One might wonder if Korean imposters have to be bare to the exclusion of a notional part, the D0 in Kim (2015), which a pronoun or demonstrative occupies. However, this is incorrect because a complex noun phrase occurs in the R-expression part, namely the NP complement in Kim (2015). As shown in (192)a, a possessive pronoun can appear in an imposter construction. Here, the entire imposter always denotes the speaker since the possessor is the hearer. In addition, an imposter can be included in another noun phrase: the possessive R-expression emma ‘mom’ in (192)b can be understood as an imposter. This implies that the size of the complement NP in Kim (2015) is quite roomy.
(192)a. Ney enni-ka cikcep kwuwun ppang-i-ta.
your elder.sister-nom in.person bake.adn bread-cop-decl ‘(This) is bread that your sister made myself.’(your sister = speaker) b. [[Emma] ttal]-i nwukwu-ya?
mom daughter-nom who-sp ‘Who is mom’s daughter?’
(i) mom = speaker, mom’s daughter = hearer (ii) mom = hearer, mom’s daughter = speaker (iii) mom = speaker/hearer/[3] mom’s daughter = [3]165
I do not claim that Kim’s (2015) structure in (191) is incorrect. What I would like to point out is that it cannot explain the problem that has just been raised, hence it needs elaboration. Nonetheless, the internal structure of imposters in Korean remains questionable. In particular, imposters are derived from an appositive structure in English according to Collins and Postal (2012). As Kim (2015) pointed out, appositive structures are unclear in Korean, and so the relation with imposters is not conclusive, either. As Wang (2014) argued in Mandarin Chinese, Korean imposters might be irrelevant to the appositive structure.
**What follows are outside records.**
@@ -588,14 +639,29 @@
     for (int c = 0; c < COMBINE_COLS; ++c) acc[c] = 0.0;
     for (int b = 0; b < m; ++b) {
         const double v = ws[(int64_t)(src_first + b) * n_pad + i];
-        const double* yr = Y + (int64_t)b * k + c0;
+        const int yr = b * k + c0;
 #pragma unroll
         for (int c = 0; c < COMBINE_COLS; ++c)
-            if (c < ncols) acc[c] += v * yr[c];
+            if (c < ncols) acc[c] += v * Y[yr + c];
     }
 #pragma unroll
     for (int c = 0; c < COMBINE_COLS; ++c)
         if (c < ncols) ws[(int64_t)(dst_first + c0 + c) * n_pad + i] = acc[c];
+}
+__global__ __launch_bounds__(PF_BLOCK) void k_combine(double* __restrict__ ws, int64_t n_pad, int32_t src_first, int32_t m,
+                                                      const double* __restrict__ Y, int32_t k, int32_t c0, int32_t ncols,
+                                                      int32_t dst_first, int32_t src_first2, int32_t dst_first2) {
+    combine_rows(ws, n_pad, src_first, m, Y, k, c0, ncols, dst_first, src_first2, dst_first2);
+}
+constexpr int COMBINE_ARG_DOUBLES = 8 * 49;
+struct CombineY {
+    double y[COMBINE_ARG_DOUBLES];
+    __device__ __forceinline__ double operator[](int i) const { return y[i]; }
+};
+__global__ __launch_bounds__(PF_BLOCK) void k_combine_args(double* __restrict__ ws, int64_t n_pad, int32_t src_first, int32_t m, CombineY Y,
+                                                           int32_t k, int32_t c0, int32_t ncols, int32_t dst_first, int32_t src_first2,
+                                                           int32_t dst_first2) {
+    combine_rows(ws, n_pad, src_first, m, Y, k, c0, ncols, dst_first, src_first2, dst_first2);
 }
 
 __global__ __launch_bounds__(PF_BLOCK) void k_resnorm_partial(const double* __restrict__ ax, const double* __restrict__ x,
@@ -616,13 +682,16 @@
     if (threadIdx.x == 0) partial[blockIdx.x] = (red[0] + red[1]) + (red[2] + red[3]);
 }
 
-__global__ __launch_bounds__(PF_BLOCK) void k_gram_partial(const double* __restrict__ ws, int64_t n_pad, int32_t first_a, int32_t first_b,
-                                                           int32_t count_b, int64_t n_chunks, double* __restrict__ partial) {
+__global__ __launch_bounds__(PF_BLOCK) void k_gram(const double* __restrict__ ws, int64_t n_pad, int32_t first_a, int32_t first_b,
+                                                   int32_t count_b, int32_t n_ab, int64_t n_chunks, double* __restrict__ partial,
+                                                   unsigned* __restrict__ arrive, double* __restrict__ out, double* __restrict__ host_out) {
     __shared__ double red[PF_BLOCK / PF_WAVE];
+    __shared__ int s_last;
     const int p = blockIdx.y;
-    const int i = p / count_b, j = p - i * count_b;
+    const int pl = p < n_ab ? p : p - n_ab;
+    const int i = pl / count_b, j = pl - i * count_b;
     const double* v = ws + (int64_t)(first_b + j) * n_pad;
-    const double* w = ws + (int64_t)(first_a + i) * n_pad;
+    const double* w = ws + (int64_t)((p < n_ab ? first_a : first_b) + i) * n_pad;
     const int64_t lo = (int64_t)blockIdx.x * PF_DOT_CHUNK;
     const int64_t hi = lo + PF_DOT_CHUNK < n_pad ? lo + PF_DOT_CHUNK : n_pad;
     double s = 0.0;
@@ -636,17 +705,28 @@
     for (int off = PF_WAVE / 2; off > 0; off >>= 1) s += __shfl_down(s, off, PF_WAVE);
     if ((threadIdx.x & (PF_WAVE - 1)) == 0) red[threadIdx.x / PF_WAVE] = s;
     __syncthreads();
-    if (threadIdx.x == 0) partial[(int64_t)p * n_chunks + blockIdx.x] = (red[0] + red[1]) + (red[2] + red[3]);
+    if (threadIdx.x == 0) {
+        publish(partial + (int64_t)p * n_chunks + blockIdx.x, (red[0] + red[1]) + (red[2] + red[3]));
+        s_last = arrived_last(arrive + p, (unsigned)n_chunks);
+    }
+    __syncthreads();
+    if (!s_last || threadIdx.x >= PF_WAVE) return;
+    const double sum = finish_column(partial + (int64_t)p * n_chunks, n_chunks);
+    if (threadIdx.x == 0) {
+        out[p] = sum;
+        if (host_out) host_out[p] = sum;
+    }
 }
 
 constexpr int PF_RESNORMS_MAX = 64;
 struct LamArgs {
     double lam[PF_RESNORMS_MAX];
 };
-__global__ __launch_bounds__(PF_BLOCK) void k_resnorms_partial(const double* __restrict__ ws, int64_t n_pad, int32_t ax_first,
-                                                               int32_t x_first, LamArgs la, int64_t n_chunks,
-                                                               double* __restrict__ partial) {
+__global__ __launch_bounds__(PF_BLOCK) void k_resnorms(const double* __restrict__ ws, int64_t n_pad, int32_t ax_first, int32_t x_first,
+                                                       LamArgs la, int64_t n_chunks, double* __restrict__ partial,
+                                                       unsigned* __restrict__ arrive, double* __restrict__ out, double* __restrict__ host_out) {
     __shared__ double red[PF_BLOCK / PF_WAVE];
+    __shared__ int s_last;
     const int b = blockIdx.y;
     const double* ax = ws + (int64_t)(ax_first + b) * n_pad;
     const double* x = ws + (int64_t)(x_first + b) * n_pad;
@@ -662,7 +742,17 @@
     for (int off = PF_WAVE / 2; off > 0; off >>= 1) s += __shfl_down(s, off, PF_WAVE);
     if ((threadIdx.x & (PF_WAVE - 1)) == 0) red[threadIdx.x / PF_WAVE] = s;
     __syncthreads();
-    if (threadIdx.x == 0) partial[(int64_t)b * n_chunks + blockIdx.x] = (red[0] + red[1]) + (red[2] + red[3]);
+    if (threadIdx.x == 0) {
+        publish(partial + (int64_t)b * n_chunks + blockIdx.x, (red[0] + red[1]) + (red[2] + red[3]));
+        s_last = arrived_last(arrive + b, (unsigned)n_chunks);
+    }
+    __syncthreads();
+    if (!s_last || threadIdx.x >= PF_WAVE) return;
+    const double sum = finish_column(partial + (int64_t)b * n_chunks, n_chunks);
+    if (threadIdx.x == 0) {
+        out[b] = sum;
+        if (host_out) host_out[b] = sum;
+    }
 }
 
 struct VecStats {
@@ -692,11 +782,33 @@
     return o;
 }
 
-__global__ __launch_bounds__(PF_BLOCK) void k_vec_stats_partial(const double* __restrict__ ws, int64_t n_pad, int64_t n,
-                                                                int32_t first, const double* __restrict__ sg,
-                                                                const int32_t* __restrict__ perm, const int32_t* __restrict__ perm_m,
-                                                                int32_t from_sym, int64_t n_chunks, VecStats* __restrict__ partial) {
+__device__ __forceinline__ void stats_publish(VecStats* p, const VecStats& v) {
+    publish(&p->sumsq, v.sumsq);
+    publish(&p->vmin, v.vmin);
+    publish(&p->vmax, v.vmax);
+    publish(&p->absmax, v.absmax);
+    publish(&p->at_absmax, v.at_absmax);
+    publish(reinterpret_cast<double*>(&p->arg), __longlong_as_double((long long)v.arg));
+}
+__device__ __forceinline__ VecStats stats_published(const VecStats* p) {
+    VecStats v;
+    v.sumsq = published(&p->sumsq);
+    v.vmin = published(&p->vmin);
+    v.vmax = published(&p->vmax);
+    v.absmax = published(&p->absmax);
+    v.at_absmax = published(&p->at_absmax);
+    v.arg = (int64_t)__double_as_longlong(published(reinterpret_cast<const double*>(&p->arg)));
+    return v;
+}
+
+__global__ __launch_bounds__(PF_BLOCK) void k_vec_stats(const double* __restrict__ ws, int64_t n_pad, int64_t n,
+                                                        int32_t first, const double* __restrict__ sg,
+                                                        const int32_t* __restrict__ perm, const int32_t* __restrict__ perm_m,
+                                                        int32_t from_sym, int64_t n_chunks, VecStats* __restrict__ partial,
+                                                        unsigned* __restrict__ arrive, int32_t minmax, double* __restrict__ params,
+                                                        VecStats* __restrict__ stats_out) {
     __shared__ VecStats red[PF_BLOCK / PF_WAVE];
+    __shared__ int s_last;
     const int b = blockIdx.y;
     const double* x = ws + (int64_t)(first + b) * n_pad;
     const int64_t lo = (int64_t)blockIdx.x * PF_DOT_CHUNK;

Thus, the internal structure of imposters’ needs to be further investigated.
Meanwhile, Choi (2016a) argues that a jussive subject is an imposter, and a Jussive projection à la Zanuttini et al. (2012) is not required to license its subject. Choi’s (2016a) structure on imposters in Korean is represented in (193), which is the same with Collins and Postal’s (2012) structure in (185), except for the head-finality and the movement of a notional pronoun. To explain the non-third person binding in Korean imposters, Choi (2016a) hypothesizes that a notional pronoun (DP2) raises to the highest SpecDP, which projects its person feature to an entire DP (DP4). In contrast, DP1 remains in situ, unlike English, in Collins and Postal (2012). Also, DP2 checks a speaker or a hearer feature in connection with the upper SpeechAct domain.
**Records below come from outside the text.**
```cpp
int agcn_bn_bwd_apply_ex(const float* part, int nrows, double count, float param_grad_scale, const float* dout,
                         const void* mask, int mask_bits, const float* y1, const float* gamma1, const float* mean1,
                         const float* invstd1, const float* y2, const float* gamma2, const float* mean2,
                         const float* invstd2, float* coef, float* dy1, float* dgamma1, float* dbeta1, float* dy2,
                         float* dgamma2, float* dbeta2, float* absmax1_out, int N, int C, int P, void* stream) {
  if (absmax1_out && hipMemsetAsync(absmax1_out, 0, 4, (hipStream_t)stream) != hipSuccess) return AGCN_ERR_ARG;
  if (!part || !dout || !y1 || !gamma1 || !mean1 || !invstd1 || !coef || !dy1 || !dgamma1 || !dbeta1 || nrows <= 0)
    return AGCN_ERR_ARG;
  if (y2 && (!gamma2 || !mean2 || !invstd2 || !dy2 || !dgamma2 || !dbeta2)) return AGCN_ERR_ARG;
  const long total = (long)N * C * P;
  if (total % 4 != 0 || total > 0xffffffffL) return AGCN_ERR_UNSUPPORTED;
  hipStream_t s = (hipStream_t)stream;
  hipLaunchKernelGGL(bn_bwd_finalize_kernel, dim3((C + 63) / 64), dim3(64), 0, s, part, nrows, C, count,
                     param_grad_scale, gamma1, mean1, invstd1, y2 ? gamma2 : nullptr, mean2, invstd2, coef, dgamma1,
                     dbeta1, dgamma2, dbeta2);
  int rc = agcn_check_launch();
  if (rc) return rc;
  const unsigned t4 = (unsigned)(total / 4);
  const dim3 g(ew_grid(t4)), b(256);
  if (y2)
    hipLaunchKernelGGL(bn_bwd_apply_kernel<true>, g, b, 0, s, (const float4*)dout, (const float4*)mask, mask_bits,
                       (const float4*)y1, (const float4*)y2, (const float*)coef, (float4*)dy1, (float4*)dy2, t4,
                       (unsigned)P, (unsigned)C, (unsigned*)absmax1_out);
  else
    hipLaunchKernelGGL(bn_bwd_apply_kernel<false>, g, b, 0, s, (const float4*)dout, (const float4*)mask, mask_bits,
                       (const float4*)y1, (const float4*)y2, (const float*)coef, (float4*)dy1, (float4*)dy2, t4,
                       (unsigned)P, (unsigned)C, (unsigned*)absmax1_out);
  return agcn_check_launch();
}

int agcn_bn_bwd(const float* dout, const void* mask, int mask_bits, const float* y1, const float* gamma1,
                const float* mean1, const float* invstd1, const float* y2, const float* gamma2, const float* mean2,
                const float* invstd2, float* part, float* coef, float* dy1, float* dgamma1, float* dbeta1, float* dy2,
                float* dgamma2, float* dbeta2, int N, int C, int P, void* stream) {
  int rc = agcn_bn_bwd_reduce(dout, mask, mask_bits, y1, y2, part, N, C, P, stream);
  if (rc) return rc;
  return agcn_bn_bwd_apply(part, N, (double)N * (double)P, 1.0f, dout, mask, mask_bits, y1, gamma1, mean1, invstd1, y2, gamma2,
                           mean2, invstd2, coef, dy1, dgamma1, dbeta1, dy2, dgamma2, dbeta2, N, C, P, stream);
// ... 7 lines not shown
```

2s-agcn_amd/csrc/wgrad9_bf16.hip:

```cpp
#include "agcn_common.h"
#include "split_bf16.h"
#include "split_f16.h"

namespace {

constexpr int TC = 80;
constexpr int DP = 84;
constexpr int XW = TC + 8;
constexpr int XPB = 88;

struct TrArgs {
  const float* in;
  float* out;
  int N, R, T, V, Tp, S;
  const float* absmax;
  long plane;
};
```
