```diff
@@ -442,21 +451,59 @@
   T.begin();
   MPCQP_MARK("setup.k1");
 
+  double rx = 0.0, ry = 0.0, ryaw = 0.0, rv = 0.0, x0l = 0.0, upl = 0.0;
   if constexpr (Win::kFleet) {
-    double rx = 0.0, ry = 0.0, ryaw = 0.0, rv = 0.0;
     if (lane <= N) win.template row<N>(lane, rx, ry, ryaw, rv);
-    build_qp<Pair>(p, lane, rx, ry, ryaw, rv, win.x0l(lane), win.upl(lane), lds.model_ptr());
+    x0l = win.x0l(lane);
+    upl = win.upl(lane);
   } else if (in_ref) {
     const double* rb = in_ref + (size_t)b * (N + 1) * 4;
-    double rx = 0.0, ry = 0.0, ryaw = 0.0, rv = 0.0;
     if (lane <= N) {
       rx = rb[4 * lane + 0];
       ry = rb[4 * lane + 1];
       ryaw = rb[4 * lane + 2];
       rv = rb[4 * lane + 3];
     }
-    const double x0l = lane < 4 ? in_x0[(size_t)b * 4 + lane] : 0.0;
-    const double upl = (lane >= 4 && lane < 6 && in_up) ? in_up[(size_t)b * 2 + lane - 4] : 0.0;
+    x0l = lane < 4 ? in_x0[(size_t)b * 4 + lane] : 0.0;
+    upl = (lane >= 4 && lane < 6 && in_up) ? in_up[(size_t)b * 2 + lane - 4] : 0.0;
+  }
+
+  bool diag = true;
+  auto param_work = [&]() __attribute__((always_inline)) {
+    if constexpr (n < kWave) {
+#pragma unroll
+      for (int i = 0; i < 4; ++i)
+#pragma unroll
+        for (int j = 0; j < 4; ++j)
+          if (i != j) diag = diag & (p.q[4 * i + j] == 0.0) & (p.q_terminal[4 * i + j] == 0.0);
+    }
+
+    if constexpr (n < kWave) {
+      constexpr int kBT = SetupSmem<N>::kBT;
+      const double r00 = 0.5 * (p.r[0] + p.r[0]) / (dt * dt), r10 = 0.5 * (p.r[2] + p.r[1]) / dt;
+      const double r11 = 0.5 * (p.r[3] + p.r[3]);
+      for (int e = lane; e < 4 * kBT; e += LN::kLanes) {
+        const int kind = e / kBT, d = e % kBT - (n - 1);
+        double v = 0.0;
+        if (kind == 0 || kind == 2) {
+          if (d == 0) v = kind == 0 ? 2.0 * r00 : r00;
+          if (d == -1 || (d == 1 && kind == 0)) v = -r00;
+          if (d == N) v = r10;
+          if (d == N + 1 && kind == 0) v = -r10;
+        } else if (kind == 1) {
+          if (d == 0) v = r11;
+          if (d == -N) v = r10;
+          if (d == -N - 1) v = -r10;
+        }
+        (&sm.bt[0][0])[e] = v;
+      }
+    }
+  };
+  if constexpr (!ResidentWin<Win>::value) param_work();
+
+  if constexpr (Win::kFleet) {
+    build_qp<Pair>(p, lane, rx, ry, ryaw, rv, x0l, upl, lds.model_ptr());
+  } else if (in_ref) {
     build_qp<Pair>(p, lane, rx, ry, ryaw, rv, x0l, upl, lds.model_ptr());
   } else {
     const double* mb = model + (size_t)b * S;
@@ -464,6 +511,7 @@
     for (int i = lane; i < S; i += LN::kLanes) md[i] = mb[i];
   }
   __syncthreads();
+  if constexpr (ResidentWin<Win>::value) param_work();
   const double* mdl = lds.model_ptr();
   const double* al = mdl;
   const double* be = mdl + N;
@@ -476,26 +524,6 @@
   const double* x0 = mdl + 11 * N + 4;
   const double* up = mdl + 11 * N + 8;
 
-  if constexpr (n < kWave) {
-    constexpr int kBT = SetupSmem<N>::kBT;
-    const double r00 = 0.5 * (p.r[0] + p.r[0]) / (dt * dt), r10 = 0.5 * (p.r[2] + p.r[1]) / dt;
-    const double r11 = 0.5 * (p.r[3] + p.r[3]);
-    for (int e = lane; e < 4 * kBT; e += LN::kLanes) {
-      const int kind = e / kBT, d = e % kBT - (n - 1);
-      double v = 0.0;
-      if (kind == 0 || kind == 2) {
-        if (d == 0) v = kind == 0 ? 2.0 * r00 : r00;
-        if (d == -1 || (d == 1 && kind == 0)) v = -r00;
-        if (d == N) v = r10;
-        if (d == N + 1 && kind == 0) v = -r10;
-      } else if (kind == 1) {
-        if (d == 0) v = r11;
-        if (d == -N) v = r10;
-        if (d == -N - 1) v = -r10;
-      }
-      (&sm.bt[0][0])[e] = v;
-    }
-  }
   MPCQP_MARK("setup.prefix");
   if (lane < 4) {
     const bool fr = lane >= 2;
@@ -553,12 +581,6 @@
       const double* X1 = gcol ? sm.err[1] : sm.pre[2];
       const double* X2 = gcol ? sm.err[2] : sm.pre[0];
       const double* X3 = gcol ? sm.err[3] : sm.pre[0];
-      bool diag = true;
-#pragma unroll
-      for (int a = 0; a < 4; ++a)
-#pragma unroll
-        for (int b = 0; b < 4; ++b)
-          if (a != b) diag = diag && p.q[4 * a + b] == 0.0 && p.q_terminal[4 * a + b] == 0.0;
       double mu0 = 0.0, mu1 = 0.0, mu2 = 0.0;
       auto recursion = [&](auto is_diag) {
         constexpr bool kDiag = decltype(is_diag)::value;
@@ -574,14 +596,32 @@
             Q[a][b] = 0.5 * (p.q[4 * a + b] + p.q[4 * b + a]);
             QN[a][b] = 0.5 * (p.q_terminal[4 * a + b] + p.q_terminal[4 * b + a]);
           }
-#pragma unroll
-        for (int m = N; m >= 1; --m) {
-          double s0 = fma(k01, X0[m] - o0, b0);
-          double s1 = fma(k01, X1[m] - o1, b1);
+        struct StepOps {
+          double x0, x1, x2, x3, be, et, al, ga, si;
+        };
+        constexpr int kCG = ResidentWin<Win>::value ? 1 : kCondGroup<N>;
+        auto fetch = [&](auto mc, StepOps& o) __attribute__((always_inline)) {
+          constexpr int m = decltype(mc)::value;
+          o.x0 = X0[m];
+          o.x1 = X1[m];
+          o.x2 = X2[m];
+          o.x3 = X3[m];
+          if constexpr (m < N) {
+            o.be = be[m];
+            o.et = et[m];
+            o.al = al[m];
+            o.ga = ga[m];
+          }
+          o.si = si[m - 1];
+        };
+        auto step = [&](auto mc, const StepOps& o) __attribute__((always_inline)) {
+          constexpr int m = decltype(mc)::value;
+          double s0 = fma(k01, o.x0 - o0, b0);
+          double s1 = fma(k01, o.x1 - o1, b1);
           s0 = m > t01 ? s0 : 0.0;
           s1 = m > t01 ? s1 : 0.0;
-          const double s2 = fma(kg, X2[m], m > t2 ? c2v : 0.0);
-          const double s3 = fma(kg, X3[m], m == t3 ? 1.0 : 0.0);
+          const double s2 = fma(kg, o.x2, m > t2 ? c2v : 0.0);
+          const double s3 = fma(kg, o.x3, m == t3 ? 1.0 : 0.0);
           const bool term = m == N;
           auto W = [&](int i, int k) -> double { return term ? QN[i][k] : Q[i][k]; };
           double w0, w1, w2, w3;
@@ -597,12 +637,12 @@
             w3 = W(3, 0) * s0 + W(3, 1) * s1 + W(3, 2) * s2 + W(3, 3) * s3;
           }
           double ha;
-          if (m < N) {
+          if constexpr (m < N) {
             const double m0 = mu0, m1 = mu1;
-            ha = w3 + (be[m] * m0 + et[m] * m1);
+            ha = w3 + (o.be * m0 + o.et * m1);
             mu0 = w0 + m0;
             mu1 = w1 + m1;
-            mu2 = w2 + (mu2 + al[m] * m0 + ga[m] * m1);
+            mu2 = w2 + (mu2 + o.al * m0 + o.ga * m1);
           } else {
             ha = w3;
             mu0 = w0;
@@ -610,8 +650,29 @@
             mu2 = w2;
           }
           Pc[m - 1] = ha;
-          Pc[N + m - 1] = si[m - 1] * mu2;
-        }
+          Pc[N + m - 1] = o.si * mu2;
+        };
+        StepOps cur[kCG], nxt[kCG];
+        Unroll<0, kCG>::run([&](auto kc) __attribute__((always_inline)) {
+          constexpr int k = decltype(kc)::value;
+          if constexpr (k < N) fetch(std::integral_constant<int, N - k>{}, cur[k]);
+        });
+        Unroll<0, (N + kCG - 1) / kCG>::run([&](auto gc) __attribute__((always_inline)) {
+          constexpr int g = decltype(gc)::value;
+          Unroll<0, kCG>::run([&](auto kc) __attribute__((always_inline)) {
+            constexpr int k = decltype(kc)::value, s = (g + 1) * kCG + k;
+            if constexpr (s < N) fetch(std::integral_constant<int, N - s>{}, nxt[k]);
+          });
+          __builtin_amdgcn_sched_barrier(0);
+          Unroll<0, kCG>::run([&](auto kc) __attribute__((always_inline)) {
+            constexpr int k = decltype(kc)::value, s = g * kCG + k;
+            if constexpr (s < N) step(std::integral_constant<int, N - s>{}, cur[k]);
+          });
+          Unroll<0, kCG>::run([&](auto kc) __attribute__((always_inline)) {
+            constexpr int k = decltype(kc)::value;
+            if constexpr ((g + 1) * kCG + k < N) cur[k] = nxt[k];
+          });
+        });
       };
       if (diag)
         recursion(std::true_type{});
@@ -792,12 +853,12 @@
     const double Dm1 = LN::shr1(D), Dm2 = LN::shr1(Dm1);
     const double r1 = fmax(fabs(k1[0]) * D, fabs(k1[1]) * Dm1);
     const double r2 = fmax(fmax(fabs(k2[0]) * D, fabs(k2[1]) * Dm1), fabs(k2[2]) * Dm2);
+    lds_sync();
+    sm.buf[lane] = dl;
+    lds_sync();
     const double el0 = even ? rsqrt(limit_scaling(E[0] * D)) : 0.0;
     const double el1 = act ? rsqrt(limit_scaling(E[1] * r1)) : 0.0;
     const double el2 = act ? rsqrt(limit_scaling(E[2] * r2)) : 0.0;
-    lds_sync();
-    sm.buf[lane] = dl;
-    lds_sync();
     const double dlc = dl * cpend;
     double cmp[4] = {0.0, 0.0, 0.0, 0.0};
 #pragma unroll
@@ -812,50 +873,48 @@
     E[0] *= el0;
     E[1] *= el1;
     E[2] *= el2;
-    const double cn = LN::sum(act ? cm2 : 0.0) / n;
-    const double qn = limit_scaling(LN::max(fabs(qv)));
+    double csum = act ? cm2 : 0.0, qmax = fabs(qv);
+    LN::sum_max(csum, qmax);
+    const double cn = csum / n;
+    const double qn = limit_scaling(qmax);
     const double ct = 1.0 / limit_scaling(fmax(cn, qn));
     cpend = ct;
     qv *= ct;
     cmax = cm2 * ct;
     cscale *= ct;
   }
+  constexpr int kMW = 11 * N + 10, kMR = (kMW + LN::kLanes - 1) / LN::kLanes;
+  double mw[kMR];
+#pragma unroll
+  for (int k = 0; k < kMR; ++k) mw[k] = mdl[min(lane + k * LN::kLanes, kMW - 1)];
 #pragma unroll
   for (int i = 0; i < n; ++i) Pc[i] *= cpend;
   __syncthreads();
   T.end(3);
   T.begin();
 
-  bool finite = isfinite(qv) && isfinite(cscale);
-#pragma unroll 4
-  for (int i = lane; i < 11 * N + 10; i += LN::kLanes) finite = finite && isfinite(mdl[i]);
+  bool finite = isfinite(qv) & isfinite(cscale);
+#pragma unroll
+  for (int k = 0; k < kMR; ++k) finite = finite & isfinite(mw[k]);
   MPCQP_MARK("setup.write");
   lds_sync();
+  double* Pb = lds.solve.P;
   if constexpr (kPackedP<N>) {
-    double* Pb = lds.solve.P;
     if (act) {
 #pragma unroll
       for (int i = 0; i < n; ++i)
-        if (i >= lane) {
+        if (__builtin_expect(i >= lane, 1)) {
           Pb[(i * (i + 1)) / 2 + lane] = Pc[i];
           finite = finite && isfinite(Pc[i]);
         }
     }
     for (int e = (n * (n + 1)) / 2 + lane; e < kWave * (kWave + 1) / 2; e += kWave) Pb[e] = 0.0;
-    lds_sync();
-    if (act) {
-      const double* rowp = Pb + (lane * (lane + 1)) / 2 + lane;
-      lds.solve.band[0][lane] = lane >= 2 ? rowp[-2] : 0.0;
-      lds.solve.band[1][lane] = lane >= 1 ? rowp[-1] : 0.0;
-      lds.solve.band[2][lane] = rowp[0];
-    }
   } else {
     constexpr int kPS = SolveSmem<N>::kPS;
-    double* Pb = lds.solve.P;
     if (act) {
 #pragma unroll
       for (int i = 0; i < n; ++i)
-        if (i >= lane) {
+        if (__builtin_expect(i >= lane, 1)) {
           Pb[i * kPS + lane] = Pc[i];
           Pb[lane * kPS + i] = Pc[i];
           finite = finite && isfinite(Pc[i]);
@@ -866,24 +925,16 @@
     }
     if (lane < 4) lds.solve.pad0[lane] = 0.0;
     else if (lane < 8) lds.solve.pad1[lane - 4] = 0.0;
-    if constexpr (n >= 8) {
-      lds_sync();
-      if (act) {
-        const double* rowp = Pb + lane * (kPS + 1);
-#pragma unroll
-        for (int d = 0; d < 5; ++d) lds.solve.band[d][lane] = rowp[d - 2];
-      }
-    }
   }
   double wb[3];
 #pragma unroll
   for (int r = 0; r < 3; ++r) {
     lo[r] *= E[r];
     hi[r] *= E[r];
-    wb[r] = E[r] > 0.0 ? cscale * wt[r] / (E[r] * E[r]) : 0.0;
-    finite = finite && isfinite(lo[r]) && isfinite(hi[r]);
-  }
-  const bool bad_input = LN::any(!finite);
+    const double wq = cscale * wt[r] / (E[r] * E[r]);
+    wb[r] = E[r] > 0.0 ? wq : 0.0;
+    finite = finite & isfinite(lo[r]) & isfinite(hi[r]);
+  }
   C.init(lane, dt, lds.solve);
   C.colb = lds.col;
   C.qv = qv;
@@ -900,11 +951,34 @@
   }
 #pragma unroll
   for (int r = 0; r < 3; ++r) {
-    C.iE[r] = E[r] > 0.0 ? 1.0 / E[r] : 0.0;
+    const double ie = 1.0 / E[r];
+    C.iE[r] = E[r] > 0.0 ? ie : 0.0;
     C.lo[r] = lo[r];
     C.hi[r] = hi[r];
     C.wb[r] = wb[r];
   }
+  asm volatile("" ::"v"(wb[0]), "v"(wb[1]), "v"(wb[2]), "v"(C.iE[0]), "v"(C.iE[1]), "v"(C.iE[2]), "v"(C.icscale));
+  if constexpr (kPackedP<N>) {
+    lds_sync();
+    if (act) {
+      const double* rowp = Pb + (lane * (lane + 1)) / 2 + lane;
+      const double b0 = lane >= 2 ? rowp[-2] : 0.0, b1 = lane >= 1 ? rowp[-1] : 0.0, b2 = rowp[0];
+      lds.solve.band[0][lane] = b0;
+      lds.solve.band[1][lane] = b1;
+      lds.solve.band[2][lane] = b2;
+    }
+  } else if constexpr (n >= 8) {
+    lds_sync();
+    if (act) {
+      const double* rowp = Pb + lane * (SolveSmem<N>::kPS + 1);
+      double bs[5];
+#pragma unroll
+      for (int d = 0; d < 5; ++d) bs[d] = rowp[d - 2];
+#pragma unroll
+      for (int d = 0; d < 5; ++d) lds.solve.band[d][lane] = bs[d];
+    }
+  }
+  const bool bad_input = LN::any(!finite);
   __syncthreads();
   if (dbg) {
     const int il = interleaved<N>(lane);
@@ -1960,6 +2034,7 @@
 
 struct ServeGuessWin {
   static constexpr bool kFleet = false;
+  static constexpr bool kResident = true;
   int ln;
   __device__ __forceinline__ int lane() const { return ln; }
 };
```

165 The entire subject emma ttal is not an imposter in (192)(b-iii).
(193)Choi’s structure on Korean imposters: (Choi 2016a: 19, adapted) DP4 [1]
DP2 D4'
I
DP3 D4
Clause <DP2>
<DP1>
Kim Mina
Choi’s (2016a) analysis can explain why Korean imposters are non-third person both notionally and grammatically, contra English, but the argument overgeneralizes both imposters and a jussive subject. First, the formation of an imposter does not reflect the core interpretation: namely, the relation between a speaker and a hearer. It cannot rule out ‘<I> (his) mommy’ as imposter material, like Kim (2015). What is more crucial is that it overlooks the special property of jussive subjects, which I presented in Section 5.1.2. It is too radical to take an imposter and a jussive subject together.